> _WHAT THE EXERCISE ASKS_
Reproduce exactly the lines from the top of the records below through the line holding "p.d1 = 2 * qg2;".

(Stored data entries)
····················
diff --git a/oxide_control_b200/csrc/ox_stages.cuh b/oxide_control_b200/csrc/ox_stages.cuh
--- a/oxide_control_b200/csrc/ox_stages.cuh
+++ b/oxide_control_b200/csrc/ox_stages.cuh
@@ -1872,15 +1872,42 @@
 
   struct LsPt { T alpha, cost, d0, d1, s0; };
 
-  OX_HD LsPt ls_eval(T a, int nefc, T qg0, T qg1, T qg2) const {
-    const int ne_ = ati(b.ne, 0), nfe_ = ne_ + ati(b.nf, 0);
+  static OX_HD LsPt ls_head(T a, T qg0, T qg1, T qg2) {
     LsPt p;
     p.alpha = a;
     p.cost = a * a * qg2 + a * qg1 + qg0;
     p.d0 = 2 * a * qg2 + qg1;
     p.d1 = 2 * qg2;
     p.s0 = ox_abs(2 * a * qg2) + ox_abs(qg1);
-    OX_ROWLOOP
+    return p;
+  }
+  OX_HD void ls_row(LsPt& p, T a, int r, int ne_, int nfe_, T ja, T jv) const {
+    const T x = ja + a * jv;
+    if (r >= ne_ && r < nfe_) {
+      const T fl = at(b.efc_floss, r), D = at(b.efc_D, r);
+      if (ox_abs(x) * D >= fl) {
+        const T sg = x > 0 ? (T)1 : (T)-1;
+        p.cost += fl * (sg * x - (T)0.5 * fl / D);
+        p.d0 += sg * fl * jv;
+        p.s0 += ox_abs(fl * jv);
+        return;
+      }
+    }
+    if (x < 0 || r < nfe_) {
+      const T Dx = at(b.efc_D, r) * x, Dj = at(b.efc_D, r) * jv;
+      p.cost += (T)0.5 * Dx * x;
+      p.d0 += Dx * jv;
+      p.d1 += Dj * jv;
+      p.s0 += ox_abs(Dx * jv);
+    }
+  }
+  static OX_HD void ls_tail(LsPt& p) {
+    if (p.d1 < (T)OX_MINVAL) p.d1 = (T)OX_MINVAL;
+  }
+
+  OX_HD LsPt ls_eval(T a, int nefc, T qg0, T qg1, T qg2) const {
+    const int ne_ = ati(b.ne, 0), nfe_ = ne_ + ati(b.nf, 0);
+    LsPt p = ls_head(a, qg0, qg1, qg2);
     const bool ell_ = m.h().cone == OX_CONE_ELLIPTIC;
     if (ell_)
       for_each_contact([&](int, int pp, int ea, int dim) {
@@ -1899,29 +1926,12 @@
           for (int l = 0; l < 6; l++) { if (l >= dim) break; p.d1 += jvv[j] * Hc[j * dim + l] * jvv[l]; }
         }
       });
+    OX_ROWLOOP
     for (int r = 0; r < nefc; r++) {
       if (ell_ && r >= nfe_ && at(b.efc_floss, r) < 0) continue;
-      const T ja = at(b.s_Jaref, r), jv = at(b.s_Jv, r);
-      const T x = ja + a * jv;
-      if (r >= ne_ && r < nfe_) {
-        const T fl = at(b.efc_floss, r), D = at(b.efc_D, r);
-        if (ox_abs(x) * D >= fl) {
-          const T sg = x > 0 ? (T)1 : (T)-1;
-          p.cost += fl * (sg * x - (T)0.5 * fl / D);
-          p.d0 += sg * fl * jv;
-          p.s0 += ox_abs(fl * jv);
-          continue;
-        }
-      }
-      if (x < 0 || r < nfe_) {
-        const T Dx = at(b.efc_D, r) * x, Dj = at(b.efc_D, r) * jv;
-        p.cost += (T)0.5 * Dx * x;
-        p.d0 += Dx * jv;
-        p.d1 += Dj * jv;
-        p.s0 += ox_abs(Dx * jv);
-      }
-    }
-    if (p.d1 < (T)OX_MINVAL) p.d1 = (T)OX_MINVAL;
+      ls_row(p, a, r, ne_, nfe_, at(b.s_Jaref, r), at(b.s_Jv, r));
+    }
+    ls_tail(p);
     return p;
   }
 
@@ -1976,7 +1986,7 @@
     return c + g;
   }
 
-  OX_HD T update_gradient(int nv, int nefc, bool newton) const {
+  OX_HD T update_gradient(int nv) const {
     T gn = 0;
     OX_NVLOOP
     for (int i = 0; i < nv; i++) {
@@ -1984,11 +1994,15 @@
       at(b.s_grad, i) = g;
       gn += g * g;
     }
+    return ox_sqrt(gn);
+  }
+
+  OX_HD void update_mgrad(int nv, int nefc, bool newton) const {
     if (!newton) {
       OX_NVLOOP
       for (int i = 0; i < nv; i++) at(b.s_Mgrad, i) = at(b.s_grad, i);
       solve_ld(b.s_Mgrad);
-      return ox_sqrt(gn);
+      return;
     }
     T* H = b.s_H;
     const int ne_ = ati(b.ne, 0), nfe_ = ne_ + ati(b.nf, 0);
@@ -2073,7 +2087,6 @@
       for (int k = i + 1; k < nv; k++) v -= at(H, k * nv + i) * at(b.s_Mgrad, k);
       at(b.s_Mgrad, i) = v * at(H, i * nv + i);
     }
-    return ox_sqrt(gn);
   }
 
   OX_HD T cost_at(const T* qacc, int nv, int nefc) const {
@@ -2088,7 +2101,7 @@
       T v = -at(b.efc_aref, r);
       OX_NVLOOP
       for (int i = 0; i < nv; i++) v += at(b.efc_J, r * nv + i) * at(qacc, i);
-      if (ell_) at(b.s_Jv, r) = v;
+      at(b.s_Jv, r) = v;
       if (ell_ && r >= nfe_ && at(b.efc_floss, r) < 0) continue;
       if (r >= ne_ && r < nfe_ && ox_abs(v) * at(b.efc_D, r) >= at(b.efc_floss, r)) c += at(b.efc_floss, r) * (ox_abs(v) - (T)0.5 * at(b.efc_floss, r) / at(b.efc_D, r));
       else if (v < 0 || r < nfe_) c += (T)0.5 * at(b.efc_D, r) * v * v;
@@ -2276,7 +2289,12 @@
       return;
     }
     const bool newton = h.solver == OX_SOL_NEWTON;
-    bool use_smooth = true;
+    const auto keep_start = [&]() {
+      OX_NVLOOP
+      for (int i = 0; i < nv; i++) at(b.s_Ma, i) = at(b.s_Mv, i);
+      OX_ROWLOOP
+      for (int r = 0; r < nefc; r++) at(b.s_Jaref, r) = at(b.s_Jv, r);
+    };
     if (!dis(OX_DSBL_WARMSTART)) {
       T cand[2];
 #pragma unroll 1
····················
> _OUTPUT OF THE TASK_
diff --git a/oxide_control_b200/csrc/ox_stages.cuh b/oxide_control_b200/csrc/ox_stages.cuh
--- a/oxide_control_b200/csrc/ox_stages.cuh
+++ b/oxide_control_b200/csrc/ox_stages.cuh
@@ -1872,15 +1872,42 @@
 
   struct LsPt { T alpha, cost, d0, d1, s0; };
 
-  OX_HD LsPt ls_eval(T a, int nefc, T qg0, T qg1, T qg2) const {
-    const int ne_ = ati(b.ne, 0), nfe_ = ne_ + ati(b.nf, 0);
+  static OX_HD LsPt ls_head(T a, T qg0, T qg1, T qg2) {
     LsPt p;
     p.alpha = a;
     p.cost = a * a * qg2 + a * qg1 + qg0;
     p.d0 = 2 * a * qg2 + qg1;
     p.d1 = 2 * qg2;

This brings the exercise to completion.